CB: Sure, they are 40 years old at this point. AC: There is always a little fuel leak or something going on and I know you're supposed to drive them and keep on top of them. I have this fantasy that once I get all my cars situated in the same place, under the same roof, I'm going to get some guy to start going through all of them, get them all on that program that they need to be on. But right now they are basically just sitting around. They are protected, and they're in a good climate, but they're just kind of waiting.
CB: Not to mention the fact that a slight dent or a bit of damage here or there and you're looking at tens of thousands of dollars-worth of repairs. AC: Oh yeah, especially with people in Los Angeles. Look, if I lived in Monterey I'd probably be more able to take these things down a 17 mile drive on a Sunday. Los Angeles has illegals driving around with no insurance, running into everybody and tons of potholes. That's basically LA. CB: You're a big Datsun fan, as are we, and so was Paul Newman. You have five of his old racers? AC: Yeah, six, I think.
CB: How is the Newman documentary coming along? We're anxious to see that. AC: Yeah, me too, it's going really well. We're probably about an hour in, it's a very long process, but it's really rewarding. It's coming together and it's really going to be a definitive piece of work on Paul Newman; what he meant to racing, and what racing meant to him. It's going to be a really nice piece when the dust settles on it. Probably a few months away from it being done, but it's going really nicely.
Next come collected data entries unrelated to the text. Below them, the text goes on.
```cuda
extern "C" int m0_tc_conv(const uint16_t* d_act_bf16, const uint16_t* d_w_bf16, int boards, int cin, int n, int taps, float* d_out_f32,
                          void* stream) {
  if (!d_act_bf16 || !d_w_bf16 || !d_out_f32 || boards <= 0 || (boards & 1) || cin <= 0 || cin % 32 != 0 || n % 16 != 0 || n > 320 ||
      (taps != 1 && taps != 9)) {
    m0_set_error("m0_tc_conv: invalid argument (boards even, cin %% 32 == 0, n %% 16 == 0, n <= 320, taps in {1, 9})");
    return M0_ERR_ARG;
  }
  struct FormatGuard {
    int saved;
    FormatGuard() : saved(nn_half_format()) { nn_set_half_format(0); }
    ~FormatGuard() { nn_set_half_format(saved); }
  } format_guard;
  static TcState st;
  static int st_dev = -1;
  int dev = 0;
  cudaGetDevice(&dev);
  if (dev != st_dev) {
    for (size_t& v : st.smem_pair) v = 0;
    st.smem_gemm = 0;
    st_dev = dev;
  }
  cudaDeviceGetAttribute(&st.sm_count, cudaDevAttrMultiProcessorCount, dev);
  cudaDeviceGetAttribute(&st.max_smem, cudaDevAttrMaxSharedMemoryPerBlockOptin, dev);
  const cudaStream_t s = (cudaStream_t)stream;
  const int kw = taps * kblocks_for(cin) * 64;
  void* w_pad = nullptr;
  if (taps == 9 && kw != taps * cin) {
    M0_CUDA_TRY(cudaMallocAsync(&w_pad, (size_t)n * kw * 2, s));
    pad_cols_kernel<uint16_t><<<(n * kw + 255) / 256, 256, 0, s>>>(d_w_bf16, (uint16_t*)w_pad, n * taps, cin, kw / taps);
    const int rc = m0_check_launch("pad_taps");
    if (rc != M0_OK) { cudaFreeAsync(w_pad, s); return rc; }
  }
  auto run = [&](const void* wp, int k) -> int {
    TcWeight w;
    w.w = (__nv_bfloat16*)wp;
    w.n = n;
    w.k = k;
    w.n_part = n_part_for(n);
    w.cluster = pick_cluster(w.n_part);
    TRY(make_map_2d(&w.map, wp, (uint64_t)n, (uint64_t)k, (uint32_t)(w.n_part / w.cluster)));
    CUtensorMap a;
    w.n_launch = n;
    if (taps == 9 && pair_ok(n)) {
      w.pair = true;
      TRY(make_map_2d(&w.map_pair, wp, (uint64_t)n, (uint64_t)k, (uint32_t)(n / 4)));
      TRY(make_map_nhwc(&a, d_act_bf16, (uint64_t)boards, (uint64_t)cin, 10));
      CUtensorMap om;
      TRY(make_map_out(&om, d_out_f32, (uint64_t)boards * 64, (uint64_t)n, true));
      return launch_conv_pair(&st, a, w, boards, cin, d_out_f32, nullptr, n, ACT_NONE, s, nullptr, nullptr, nullptr, nullptr, 1, 1, &om);
    }
    if (taps == 1 && pair_ok(n) && cin <= 320) {
      w.pair = true;
      TRY(make_map_2d(&w.map_pair, wp, (uint64_t)n, (uint64_t)cin, (uint32_t)(n / 4)));
      TRY(make_map_2d(&a, d_act_bf16, (uint64_t)boards * 64, (uint64_t)cin, 128));
      return launch_conv_pair(&st, a, w, boards, cin, d_out_f32, nullptr, n, ACT_NONE, s, nullptr, nullptr, nullptr, nullptr, 0, 1);
    }
    if (taps == 9) TRY(make_map_nhwc(&a, d_act_bf16, (uint64_t)boards, (uint64_t)cin));
    else TRY(make_map_2d(&a, d_act_bf16, (uint64_t)boards * 64, (uint64_t)cin, 128));
    return launch_gemm(&st, a, w, boards * 64, taps == 9 ? 1 : 0, taps, cin, 0, n, d_out_f32, nullptr, n, 0, nullptr, ACT_NONE, 1.0f, s);
  };
  const int rc = w_pad ? run(w_pad, kw) : run(d_w_bf16, taps * cin);
  if (w_pad) cudaFreeAsync(w_pad, s);
  return rc;
}

extern "C" int m0_profile_enable(int enable) {
  TcProfiler& p = TcProfiler::get();
  p.reset();
  p.set(enable);
  return M0_OK;
}
extern "C" int m0_profile_get(const char* name, double* total_ms, long long* launches) {
  TcProfiler& p = TcProfiler::get();
  p.collect();
  double ms = 0;
  long long cnt = 0;
  for (auto& kv : p.acc)
    if (!name || kv.first == name) { ms += kv.second.first; cnt += kv.second.second; }
  if (total_ms) *total_ms = ms;
  if (launches) *launches = cnt;
  return M0_OK;
}
```

### matrix0_b200/csrc/tc_conv_pair.cuh

```cuda
#pragma once
#include "tc_gemm.cuh"

namespace m0 {
namespace tc {

struct ConvPairParams {
  int boards;
  int N;
  int kb_per_tap;
  int conv;
  int n_slices;
  int stages;
  int fp16;
  float* out_f32;
  __nv_bfloat16* out_half;
  int ldc;
  int out_tma;
  int act;
  const float* gn_gamma;
  const float* gn_beta;
  float* pool_part;
  float* resid_x;
  const float* gate;
  __nv_bfloat16* prims;
};

static constexpr int CP_EPI_WARP0 = 4;
static constexpr int CP_EPI_WARPS = 16;
static constexpr int CP_CSETS = CP_EPI_WARPS / 4;
static constexpr int CP_THREADS = (CP_EPI_WARP0 + CP_EPI_WARPS) * 32;
static constexpr int CP_REGS_CTRL = 40, CP_REGS_EPI = 104;
static constexpr int CP_A_SLOT = 160 * 128;
static constexpr int CP_EPI_BYTES = CP_EPI_WARPS * 2048 + 2 * 512 * 4 + 2 * 4 * 16 * 2 * 4 + CP_EPI_WARPS * 64 * 4;
static constexpr int CP_EPI_BYTES_FUSE = CP_EPI_BYTES + CP_EPI_WARPS * 2048;

__device__ __forceinline__ uint32_t mapa_u32(uint32_t addr, uint32_t rank) {
  uint32_t r;
  asm volatile("mapa.shared::cluster.u32 %0, %1, %2;" : "=r"(r) : "r"(addr), "r"(rank));
  return r;
}
__device__ __forceinline__ void mbar_arrive_cluster(uint32_t cluster_addr) {
  asm volatile("mbarrier.arrive.release.cluster.shared::cluster.b64 _, [%0];" ::"r"(cluster_addr) : "memory");
}
__device__ __forceinline__ void tma_load_4d_pair(void* dst, const CUtensorMap* map, uint32_t bar, int c0, int c1, int c2, int c3) {
  asm volatile("cp.async.bulk.tensor.4d.cta_group::2.shared::cluster.global.mbarrier::complete_tx::bytes [%0], [%1, {%3, %4, %5, %6}], [%2];" ::"r"(
                   smem_u32(dst)),
               "l"(reinterpret_cast<uint64_t>(map)), "r"(bar), "r"(c0), "r"(c1), "r"(c2), "r"(c3)
               : "memory");
}
__device__ __forceinline__ void tma_load_2d_pair(void* dst, const CUtensorMap* map, uint32_t bar, int c0, int c1) {
  asm volatile("cp.async.bulk.tensor.2d.cta_group::2.shared::cluster.global.mbarrier::complete_tx::bytes [%0], [%1, {%3, %4}], [%2];" ::"r"(
                   smem_u32(dst)),
               "l"(reinterpret_cast<uint64_t>(map)), "r"(bar), "r"(c0), "r"(c1)
               : "memory");
}
__device__ __forceinline__ void tmem_alloc_pair(uint32_t* dst_smem, uint32_t cols) {
  asm volatile("tcgen05.alloc.cta_group::2.sync.aligned.shared::cta.b32 [%0], %1;" ::"r"(smem_u32(dst_smem)), "r"(cols) : "memory");
}
__device__ __forceinline__ void tmem_relinquish_pair() { asm volatile("tcgen05.relinquish_alloc_permit.cta_group::2.sync.aligned;" ::: "memory"); }
__device__ __forceinline__ void tmem_dealloc_pair(uint32_t addr, uint32_t cols) {
  asm volatile("tcgen05.dealloc.cta_group::2.sync.aligned.b32 %0, %1;" ::"r"(addr), "r"(cols) : "memory");
}
__device__ __forceinline__ void umma_pair(uint32_t tmem_d, uint64_t desc_a, uint64_t desc_b, uint32_t idesc, uint32_t accumulate) {
  asm volatile(
      "{\n\t"
      ".reg .pred p;\n\t"
      "setp.ne.b32 p, %4, 0;\n\t"
      "tcgen05.mma.cta_group::2.kind::f16 [%0], %1, %2, %3, p;\n\t"
      "}\n" ::"r"(tmem_d),
      "l"(desc_a), "l"(desc_b), "r"(idesc), "r"(accumulate)
      : "memory");
}
__device__ __forceinline__ void umma_commit_pair(uint64_t* bar, uint16_t cta_mask) {
  asm volatile("tcgen05.commit.cta_group::2.mbarrier::arrive::one.shared::cluster.multicast::cluster.b64 [%0], %1;" ::"r"(smem_u32(bar)),
               "h"(cta_mask)
               : "memory");
}
__device__ __forceinline__ void tmem_ld_32x16(uint32_t taddr, uint32_t (&r)[16]) {
  asm volatile(
      "tcgen05.ld.sync.aligned.32x32b.x16.b32 "
      "{%0, %1, %2, %3, %4, %5, %6, %7, %8, %9, %10, %11, %12, %13, %14, %15}, [%16];"
      : "=r"(r[0]), "=r"(r[1]), "=r"(r[2]), "=r"(r[3]), "=r"(r[4]), "=r"(r[5]), "=r"(r[6]), "=r"(r[7]), "=r"(r[8]), "=r"(r[9]), "=r"(r[10]),
        "=r"(r[11]), "=r"(r[12]), "=r"(r[13]), "=r"(r[14]), "=r"(r[15])
      : "r"(taddr));
}
__device__ __forceinline__ void tma_store_2d(const CUtensorMap* map, const void* smem_src, int c0, int c1) {
  asm volatile("cp.async.bulk.tensor.2d.global.shared::cta.bulk_group [%0, {%2, %3}], [%1];" ::"l"(reinterpret_cast<uint64_t>(map)),
               "r"(smem_u32(smem_src)), "r"(c0), "r"(c1)
               : "memory");
}
__device__ __forceinline__ void tma_store_commit() { asm volatile("cp.async.bulk.commit_group;" ::: "memory"); }
template <int N>
__device__ __forceinline__ void tma_store_wait_read() { asm volatile("cp.async.bulk.wait_group.read %0;" ::"n"(N) : "memory"); }
__device__ __forceinline__ uint64_t make_smem_desc_sbo(uint32_t smem_addr, uint32_t sbo_bytes) {
  return (uint64_t)((smem_addr >> 4) & 0x3FFFu) | (1ull << 16) | ((uint64_t)(sbo_bytes >> 4) << 32) | (1ull << 46) | (2ull << 61);
}
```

CB: It's really cool that you are doing it. He was really such a car guy aside from being an actor and no-one has really touched on that subject. AC: Not nearly to the extent that he was into it. CB: Wasn't he 77 when he won the Daytona? AC: I'm pretty sure he drove a Daytona at Daytona. At least from pictures I've seen, a Daytona Ferrari. He ran LaMans in '79 or '80 in a 935 Porsche that Dick Barber owned. He probably did Daytona that year and he was probably 60 or something like that. But you know, he only started when he was 48. CB: After he did "Winning" right? AC: Yeah, that's right.
CB: Have you considered doing another car TV show again after The Car Show? AC: I haven't, but you never know. Actually, I would like to do another car show and just sort of cut out the middle man. I don't really need to work with producers with bad ideas anymore. We'll do our own thing, we'll film our own thing, and we'll edit our own thing. I would like to do a vintage racing series. I don't feel like there is anything on vintage racing, it's all sort of crappy hotrod stuff. It's all about buying cars and flipping cars, NASCAR, and stuff like that. What I wanted to do was take a car, like an old Newman car that was completely trashed, do eight episodes of putting it together, going through the history, completely redoing the car and on the last episode we would race it.
CB: So you think The Car Show failed because of the producers and it was over produced? AC: The problem was we had a good, strong, pure idea, which was car guys talking about cars. Then the networks and the producers get together and they wanted to bell and whistle it up. It didn't really require that, but they do what they do. They are going to bring a lot of this and a lot of that to the table and ultimately it gets away from being a car show and starts becoming a game show or whatever it is.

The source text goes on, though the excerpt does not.